Trump, un an plus tard

L’ombre de la destitution

Faut-il ou non lancer une procédure de destitution contre Donald Trump ? La question planera sur sa deuxième année à la Maison-Blanche. Et les Américains auront l’occasion d’y répondre en novembre prochain lors des élections de mi-mandat. En attendant, notre collaborateur Richard Hétu explore les arguments pour et contre l’impeachment du 45e président des États-Unis.

Une année sous le signe de l’impeachment

NEW YORK — Par tradition, les élections de mi-mandat tiennent lieu de référendum sur la performance de l’occupant de la Maison-Blanche. Celles de novembre prochain ne devraient pas faire exception. Mais elles devraient permettre aux électeurs d’exprimer bien plus qu’un jugement sur Donald Trump. Elles pourraient aussi représenter le coup d’envoi à une procédure de destitution contre le 45e président.

Les élections de mi-mandat renouvelleront notamment l’ensemble des 435 sièges de la Chambre des représentants et un tiers des 100 sièges du Sénat des États-Unis. Or, si les démocrates parviennent à réaliser un gain net de 24 sièges à la Chambre – une possibilité –, ils deviendront majoritaires au sein de cette branche du Congrès et, partant, pourront en théorie lancer la procédure d’impeachment.
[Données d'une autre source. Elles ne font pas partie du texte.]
@@ -614,14 +663,35 @@
             if bf:
                 y, part, nparts = conv_any(kind, x, packed, Cout, stats=training, groups=groups, w_offset=Cc * Op,
                                            cls_bias=table, out_dtype=adt)
+            elif training and not lazy_out and (fused := conv_bn_column(kind, x, None, packed, Cout, wR=Ip, ldw=Op,
+                                                                        groups=groups,
+                                                                        w_offset=Cc * Op, cls_bias=table, gamma=gamma, beta=beta,
+                                                                        bn_buffers=bn_buffers, act=act,
+                                                                        residual=residual)) is not None:
+                pass
             else:
                 y, part, nparts = conv_raw(kind, x, None, packed, Cout, wR=Ip, ldw=Op, stats=training, groups=groups,
                                            w_offset=Cc * Op, cls_bias=table)
         elif bf:
             y, part, nparts = conv_any(kind, x, packed, Cout, stats=training, groups=groups, out_dtype=adt)
+        elif (training and in_src is None and not lazy_out
+              and (fused := conv_bn_column(kind, x, cvec, packed, Cout, wR=packed.shape[1], ldw=packed.shape[2], groups=groups,
+                                           w_offset=0, cls_bias=None, gamma=gamma, beta=beta, bn_buffers=bn_buffers, act=act,
+                                           residual=residual)) is not None):
+            pass
         else:
             y, part, nparts = conv_raw(kind, x, cvec, packed, Cout, wR=packed.shape[1], ldw=packed.shape[2],
                                        stats=training, groups=groups, in_src=in_src)
+        if fused is not None:
+            y, coef, out = fused
+            ctx.save_for_backward(x, cvec_used, weight, gamma, y, coef, None)
+            ctx.in_src = None
+            ctx.beta_ref = beta
+            ctx.kind_name, ctx.act, ctx.training, ctx.has_res = kind_name, act, training, residual is not None
+            ctx.groups = groups
+            ctx.factored = factored
+            ctx.bf, ctx.cat_cc = bf, cat_cc
+            return out
         M = y.numel() // Cout
         if not training:
             groups = 1
@@ -635,9 +705,7 @@
                   "s2i_bn_eval_coeffs")
         Cact = Cout // 2 if act == ACT_GLU else Cout
         out = torch.empty(y.shape[:-1] + (Cact,), dtype=adt, device=x.device)
-        if residual is not None:
-            residual = cast(real(residual), adt).contiguous()
-        if defer and DEFER_ACT and training and act == ACT_LRELU and residual is None and not bf and not MATH_PLANES:
+        if lazy_out:
             out._s2i_lazy = _Lazy(y, coef, act, groups)
         else:
             check(lib.s2i_bn_act_forward_dt(_dt(y), ptr(y), M, groups, Cout, ptr(coef), act, ptr(residual), ptr(out),
@@ -667,25 +735,35 @@
         dout_k, ldd = _rows_view(dout)
         G = ctx.groups
         nparts = _num_parts(M // G) * G
-        part = torch.empty((2, nparts, Cout), dtype=torch.float32, device=y.device)
-        check(lib.s2i_bn_act_bwd_reduce_dt(_dt(y), ptr(y), ptr(dout_k), ldd, M, G, Cout, ptr(coef), ctx.act, ptr(part),
-                                           nparts, stream()), "s2i_bn_act_bwd_reduce")
         beta = ctx.beta_ref
         need_gb = ctx.needs_input_grad[3] or ctx.needs_input_grad[4]
         direct_bn = need_gb and _direct(gamma) and _direct(beta)
+        column = (y.dtype == torch.float32 and a_src is None and ctx.act in (ACT_LRELU, ACT_NONE)
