# a-slide/Quade

Hardware: AMD Instinct MI355X
Metric: read-pairs/sec demultiplexed (2x150 bp, dual 8 bp index) (higher is better)
Workload: dtype u8

## Files before the change

### quade_amd/csrc/quade_deflate.hip

```cpp
#include <hip/hip_runtime.h>
#include <stdint.h>
#include <stdio.h>

#include "crc_lds.h"
#include "quade_deflate.h"

namespace {
constexpr int BLOCK = 256, TILE = BLOCK * 16;
constexpr uint32_t HEADER_BITS = 80 + 3 + 14 + 19 * 3 + 259 * 4;

__device__ uint32_t rev_bits(uint32_t v, int n) { return __brev(v) >> (32 - n); }

__device__ void code_lengths(const uint32_t* freq, int n, uint8_t* len, uint16_t* order , uint32_t* w , int16_t* parent ) {
    int m = 0;
    for (int s = 0; s < n; ++s) {
        len[s] = 0;
        if (freq[s]) order[m++] = (uint16_t)s;
    }
    for (int s = 0; m < 2 && s < n; ++s) {
        bool used = false;
        for (int i = 0; i < m; ++i) used |= order[i] == s;
        if (!used) order[m++] = (uint16_t)s;
    }
    auto f = [&](int s) -> uint32_t { return freq[s] ? freq[s] : 1u; };
    for (int i = 1; i < m; ++i) {
        const uint16_t s = order[i];
        int j = i - 1;
        while (j >= 0 && (f(order[j]) > f(s) || (f(order[j]) == f(s) && order[j] > s))) {
            order[j + 1] = order[j];
            --j;
        }
        order[j + 1] = s;
    }
    for (int i = 0; i < m; ++i) w[i] = f(order[i]);
    for (int i = 0; i < 2 * m - 1; ++i) parent[i] = -1;
    int leaf = 0, inner = m, next = m;
    while (next < 2 * m - 1) {
        int pick[2];
        for (int k = 0; k < 2; ++k) pick[k] = (leaf < m && (inner >= next || w[leaf] <= w[inner])) ? leaf++ : inner++;
        w[next] = w[pick[0]] + w[pick[1]];
        parent[pick[0]] = parent[pick[1]] = (int16_t)next;
        ++next;
    }
    int bl[16] = {0};
    w[2 * m - 2] = 0;
    for (int k = 2 * m - 3; k >= 0; --k) w[k] = w[parent[k]] + 1;
    for (int i = 0; i < m; ++i) ++bl[w[i] < 15 ? w[i] : 15];
    uint32_t kraft = 0;
    for (int d = 1; d <= 15; ++d) kraft += (uint32_t)bl[d] << (15 - d);
    for (uint32_t excess = kraft - (1u << 15); excess > 0; --excess) {
        int bits = 14;
        while (bl[bits] == 0) --bits;
        --bl[bits];
        bl[bits + 1] += 2;
        --bl[15];
    }
    int at = 0;
    for (int bits = 15; bits >= 1; --bits)
        for (int c = 0; c < bl[bits]; ++c) len[order[at++]] = (uint8_t)bits;
}
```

Cette possibilité constituera l’un des thèmes majeurs de la deuxième année de la présidence de Donald Trump ainsi que de la campagne qui mènera aux élections de mi-mandat. Il est généralement entendu que les républicains, s’ils conservent leur majorité à la Chambre, voudront éviter de mettre en accusation le président de leur parti.

La procédure de destitution est définie à l’article II de la Constitution des États-Unis. Elle permet au pouvoir législatif de destituer un haut fonctionnaire du gouvernement, dont le président, un membre du cabinet ou un juge fédéral, « sur une accusation et condamnation pour trahison, corruption ou autres crimes et délits majeurs ».
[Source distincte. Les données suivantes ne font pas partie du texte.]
# D-Hank/NeRF-tiny

Hardware: AMD Instinct MI355X
Metric: rays/sec (64 coarse + 128 fine samples), lego 400x400 (higher is better)
Workload: dtype f32

## Files before the change

### nerf-tiny_amd/csrc/field_fwd_reg.hip

```cpp
#include "field_common.h"
#include <type_traits>

namespace nerf {

constexpr int RM = 32;

template <int I0, int I1, class F>
__device__ __forceinline__ void static_for(F&& f) {
  if constexpr (I0 < I1) {
    f(std::integral_constant<int, I0>{});
    static_for<I0 + 1, I1>(f);
  }
}

template <int NFT>
struct WStage {
  float4 w[NFT];
};

template <int KB, int NFT>
__device__ __forceinline__ void stage_load(const float4* __restrict__ seg_lane, int kb, WStage<NFT>& s) {
#pragma unroll
  for (int f = 0; f < NFT; ++f) s.w[f] = seg_lane[(size_t)(f * KB + kb) * 64];
}

__device__ __forceinline__ float relu1(float x) { return __int_as_float(max(__float_as_int(x), 0)); }

__device__ __forceinline__ float f4c(const float4& v, int c) { return c == 0 ? v.x : (c == 1 ? v.y : (c == 2 ? v.z : v.w)); }

typedef int lds_i32 __attribute__((address_space(3), may_alias));
typedef int i32x4v __attribute__((ext_vector_type(4), may_alias));
typedef __attribute__((address_space(3))) i32x4v lds_i32x4;
constexpr int RELU_LDS_DWORDS = 2 * 4 * 64 * 4;
constexpr int COL_LDS_DWORDS = 3 * HALF + 4;
struct ReluLds {
  lds_i32* w;
  lds_i32* m[4];
};
__device__ __forceinline__ ReluLds relu_lds(lds_i32* base, int lane) {
  ReluLds L;
  L.w = base + 4 * lane;
#pragma unroll
  for (int c = 0; c < 4; ++c) L.m[c] = base + 4 * lane + ((c + (lane >> 3)) & 3);
  return L;
}
__device__ __forceinline__ float4 lds_ld4(const lds_i32* p) {
  const i32x4v v = *reinterpret_cast<const lds_i32x4*>(p);
  return make_float4(__int_as_float(v[0]), __int_as_float(v[1]), __int_as_float(v[2]), __int_as_float(v[3]));
}
template <typename DST>
__device__ __forceinline__ void relu_lds_op(const ReluLds& L, const f32x16& src, DST& dst, int dst0, int slot, int i) {
  const int g = i / 6, j = i - 6 * g, off = (slot * 4 + g) * 256;
  if (j == 0) {
    const i32x4v v = {__float_as_int(src[4 * g]), __float_as_int(src[4 * g + 1]), __float_as_int(src[4 * g + 2]), __float_as_int(src[4 * g + 3])};
    *reinterpret_cast<lds_i32x4*>(L.w + off) = v;
  } else if (j < 5) {
    __hip_atomic_fetch_max(L.m[j - 1] + off, 0, __ATOMIC_RELAXED, __HIP_MEMORY_SCOPE_WORKGROUP);
  } else {
    const i32x4v v = *reinterpret_cast<lds_i32x4*>(L.w + off);
#pragma unroll
    for (int c = 0; c < 4; ++c) dst[dst0 + c] = __int_as_float(v[c]);
  }
}

struct SaveIn {
  float* rows;
  uint16_t* mask;
};

__device__ __forceinline__ void bias_group(const float* b4h, int t, int g, f32x16& acc) {
  const float4 q = *reinterpret_cast<const float4*>(b4h + 32 * t + 8 * g);
  acc[4 * g + 0] = q.x;
  acc[4 * g + 1] = q.y;
  acc[4 * g + 2] = q.z;
  acc[4 * g + 3] = q.w;
}

template <int KB, int NFT, int NKB, int NNFT, bool ZERO_INIT, bool RELU_IN, int SAVE = 0, bool LDS_RELU = false, bool NEXT_RELU = false, int NEXT_BIAS = 0>
__device__ __forceinline__ void reg_layer(const int seg, const int next_seg , int lane,
                                          const f32x16* prev, f32x16* acc, WStage<8>& st0, const float* bv,
                                          const SaveIn sv, const RegBuf& rb, const ReluLds& rl, f32x4v& head,
                                          const float* nb = nullptr, f32x16* nacc = nullptr) {
  static_assert(!(LDS_RELU || NEXT_RELU || NEXT_BIAS) || SAVE != 1, "the saving forward keeps the VALU ReLU and the bias MFMAs");
  static_assert(NEXT_BIAS == 0 || ((LDS_RELU && RELU_IN) || NEXT_RELU), "the bias loads live in the stream with compile-time k-blocks");
  static_assert(NEXT_BIAS != 1 || (KB == 32 && RELU_IN), "NEXT_BIAS = 1 overwrites the 8 input tiles of a 256-wide ReLU layer");
  static_assert(NEXT_BIAS != 2 || KB == 8, "NEXT_BIAS = 2: one tile per k-block of layer 0");
  constexpr int KT = KB / 4;
  constexpr bool LR = LDS_RELU && RELU_IN;
  WStage<8> st1;
  const f32x16 zero = {0.f, 0.f, 0.f, 0.f, 0.f, 0.f, 0.f, 0.f, 0.f, 0.f, 0.f, 0.f, 0.f, 0.f, 0.f, 0.f};
  if (bv != nullptr) {
    const float one_h0 = (lane < 32) ? 1.0f : 0.0f;
#pragma unroll
    for (int f = 0; f < NFT; ++f) acc[f] = __builtin_amdgcn_mfma_f32_32x32x2f32(bv[f], one_h0, zero, 0, 0, 0);
  }
  f32x16 tin[2];
  if constexpr (LR) {
#pragma unroll
    for (int c = 0; c < 4; ++c) tin[0][c] = head[c];
    if (bv != nullptr) {
#pragma unroll
      for (int i = 6; i < 14; ++i) relu_lds_op(rl, prev[0], tin[0], 4 * (i / 6), 0, i);
#pragma unroll
      for (int i = 6; i < 14; ++i) {
        __builtin_amdgcn_sched_group_barrier(0x008, 1, 0);
        __builtin_amdgcn_sched_group_barrier(0x080, 1, 0);
      }
    }
  }
  [[maybe_unused]] const int lr0 = (bv != nullptr) ? 14 : 6;
  auto mask_word = [&](int t) {
    unsigned bits = 0;
#pragma unroll
    for (int r = 0; r < 16; ++r) bits |= (prev[t][r] > 0.f) ? (1u << r) : 0u;
    sv.mask[((t & 1) * 2) * 256 + (t >> 1) * 64] = (uint16_t)bits;
  };
  auto activate = [&](int t) {
    if constexpr (LR) {
      if (SAVE != 0) mask_word(t);
      return;
    }
#pragma unroll
    for (int r = 0; r < 16; ++r) tin[t & 1][r] = RELU_IN ? (SAVE == 1 ? fmaxf(prev[t][r], 0.f) : relu1(prev[t][r])) : prev[t][r];
#pragma unroll
    for (int r = 0; r < 16; ++r) asm volatile("" : "+v"(tin[t & 1][r]));
    if (SAVE == 1 || (SAVE == 2 && !RELU_IN)) {
#pragma unroll
      for (int g = 0; g < 4; ++g)
        store_row4(sv.rows + 32 * t + 8 * g, make_float4(tin[t & 1][4 * g], tin[t & 1][4 * g + 1], tin[t & 1][4 * g + 2], tin[t & 1][4 * g + 3]));
    }
    if (SAVE != 0 && RELU_IN) {
      unsigned bits = 0;
#pragma unroll
      for (int r = 0; r < 16; ++r) bits |= (prev[t][r] > 0.f) ? (1u << r) : 0u;
      sv.mask[((t & 1) * 2) * 256 + (t >> 1) * 64] = (uint16_t)bits;
    }
  };
  activate(0);
  if constexpr (!(LR || NEXT_RELU)) {
#pragma unroll
  for (int kb = 0; kb < KB; ++kb) {
    WStage<8>& ld = (kb & 1) ? st0 : st1;
    const WStage<8>& cur = (kb & 1) ? st1 : st0;
    if (kb + 1 < KB) {
#pragma unroll
      for (int f = 0; f < NFT; ++f) ld.w[f] = reg_ldw(rb, seg + (f * KB + kb + 1) * 64);
    } else if (next_seg >= 0) {
#pragma unroll
      for (int f = 0; f < NNFT; ++f) ld.w[f] = reg_ldw(rb, next_seg + (f * NKB) * 64);
    }
    __builtin_amdgcn_sched_barrier(0);
    if ((kb & 3) == 2 && (kb >> 2) + 1 < KT) activate((kb >> 2) + 1);
#pragma unroll
    for (int s = 0; s < 4; ++s) {
      const float b = tin[(kb >> 2) & 1][4 * (kb & 3) + s];
#pragma unroll
      for (int f = 0; f < NFT; ++f) {
        if (ZERO_INIT && bv == nullptr && kb == 0 && s == 0)
          acc[f] = __builtin_amdgcn_mfma_f32_32x32x2f32(f4c(cur.w[f], s), b, zero, 0, 0, 0);
        else
          acc[f] = __builtin_amdgcn_mfma_f32_32x32x2f32(f4c(cur.w[f], s), b, acc[f], 0, 0, 0);
      }
    }
  }
  } else {
  auto ds0 = [&](int kt, int k4, int s, int f) { const int i = lr0 + (k4 * 4 + s) * NFT + f; return (LR && kt == 0 && i < 24) ? i : -1; };
  auto ds1 = [&](int kt, int k4, int s, int f) { const int i = (k4 * 4 + s) * NFT + f - (NFT == 8 ? 64 : 16); return (LR && kt + 1 < KT && i >= 0 && i < 24) ? i : -1; };
  auto ds2 = [&](int kt, int k4, int s, int f) { return (NEXT_RELU && kt == KT - 1 && k4 == 3 && s == 3 && f < 6) ? f : -1; };
  auto nbt = [&](int kb, int s, int f) {
    if (NEXT_BIAS == 0 || s != 0 || f >= 4) return -1;
    if (NEXT_BIAS == 2) return kb;
    return kb == 1 ? 0 : (((kb & 3) == 3 && (kb >> 2) + 1 < KT) ? (kb >> 2) + 1 : -1);
  };
  static_for<0, KB>([&](auto kbc) __attribute__((always_inline)) {
    constexpr int kb = decltype(kbc)::value, kt = kb >> 2, k4 = kb & 3;
    WStage<8>& ld = (kb & 1) ? st0 : st1;
    const WStage<8>& cur = (kb & 1) ? st1 : st0;
    if (kb + 1 < KB) {
#pragma unroll
      for (int f = 0; f < NFT; ++f) ld.w[f] = reg_ldw(rb, seg + (f * KB + kb + 1) * 64);
    } else if (next_seg >= 0) {
#pragma unroll
      for (int f = 0; f < NNFT; ++f) ld.w[f] = reg_ldw(rb, next_seg + (f * NKB) * 64);
    }
    __builtin_amdgcn_sched_barrier(0);
    if (k4 == 2 && kt + 1 < KT) activate(kt + 1);
    bool any = false;
#pragma unroll
    for (int s = 0; s < 4; ++s) {
      const float b = tin[kt & 1][4 * k4 + s];
#pragma unroll
      for (int f = 0; f < NFT; ++f) {
        if (ZERO_INIT && bv == nullptr && kb == 0 && s == 0)
          acc[f] = __builtin_amdgcn_mfma_f32_32x32x2f32(f4c(cur.w[f], s), b, zero, 0, 0, 0);
        else
          acc[f] = __builtin_amdgcn_mfma_f32_32x32x2f32(f4c(cur.w[f], s), b, acc[f], 0, 0, 0);
        const int i0 = ds0(kt, k4, s, f), i1 = ds1(kt, k4, s, f), i2 = ds2(kt, k4, s, f);
        if constexpr (LR) {
          if (i0 >= 0) relu_lds_op(rl, prev[0], tin[0], 4 * (i0 / 6), 0, i0);
          if (i1 >= 0) relu_lds_op(rl, prev[kt + 1], tin[(kt + 1) & 1], 4 * (i1 / 6), (kt + 1) & 1, i1);
        }
        if constexpr (NEXT_RELU) {
          if (i2 >= 0) relu_lds_op(rl, acc[0], head, 0, 0, i2);
        }
        if constexpr (NEXT_BIAS != 0) {
          const int tb = nbt(kb, s, f);
          if (tb >= 0) bias_group(nb, tb, f, nacc[tb]);
          any |= tb >= 0;
        }
        any |= i0 >= 0 || i1 >= 0 || i2 >= 0;
      }
    }
    if (any) {
#pragma unroll
      for (int s = 0; s < 4; ++s)
#pragma unroll
        for (int f = 0; f < NFT; ++f) {
          const int n = (ds0(kt, k4, s, f) >= 0) + (ds1(kt, k4, s, f) >= 0) + (ds2(kt, k4, s, f) >= 0);
          __builtin_amdgcn_sched_group_barrier(0x008, 1, 0);
          if (n == 1) __builtin_amdgcn_sched_group_barrier(0x080, 1, 0);
          if (n == 2) __builtin_amdgcn_sched_group_barrier(0x080, 2, 0);
          if (nbt(kb, s, f) >= 0) __builtin_amdgcn_sched_group_barrier(0x020, 1, 0);
        }
    }
  });
  }
  if (KB & 1) st0 = st1;
}
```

La mise en accusation (ou impeachment) relève de la Chambre des représentants, qui doit l’approuver à majorité simple. Si la mise en accusation est approuvée, un procès est ensuite tenu devant le Sénat. Quand le président est celui qui en fait l’objet, le procès est présidé par le président de la Cour suprême. À l’issue du procès, il faut obtenir la majorité des deux tiers du Sénat pour destituer le président.

Dans les deux cas où des présidents ont été mis en accusation (Andrew Johnson en 1868 et Bill Clinton en 1998), cette supermajorité n’a pas été atteinte (en 1974, Richard Nixon a démissionné plutôt que de faire face à une procédure de destitution qui se serait vraisemblablement conclue sur sa condamnation).

Pence serait-il un meilleur président que Trump ?

Si Donald Trump était destitué, il serait remplacé par son vice-président, Mike Pence. Cette possibilité fait dire à certains progressistes que l’impeachment du 45e président ne serait pas nécessairement une amélioration à la situation actuelle.

« Pence a l’expérience politique, les relations, la discipline et l’ancrage idéologique qui font défaut à Trump », écrivait en octobre dernier la journaliste du New Yorker Jane Mayer, en dépeignant le vice-président comme le candidat idéal pour mettre en œuvre les priorités de la droite religieuse et celles de la droite libertarienne incarnée par les frères Koch.

Pour le moment, une majorité d’Américains (51 % contre 45 %) ne veulent pas que les démocrates lancent une procédure de destitution contre Donald Trump s’ils deviennent majoritaires à la Chambre des représentants, selon un sondage Quinnipiac publié le 10 janvier.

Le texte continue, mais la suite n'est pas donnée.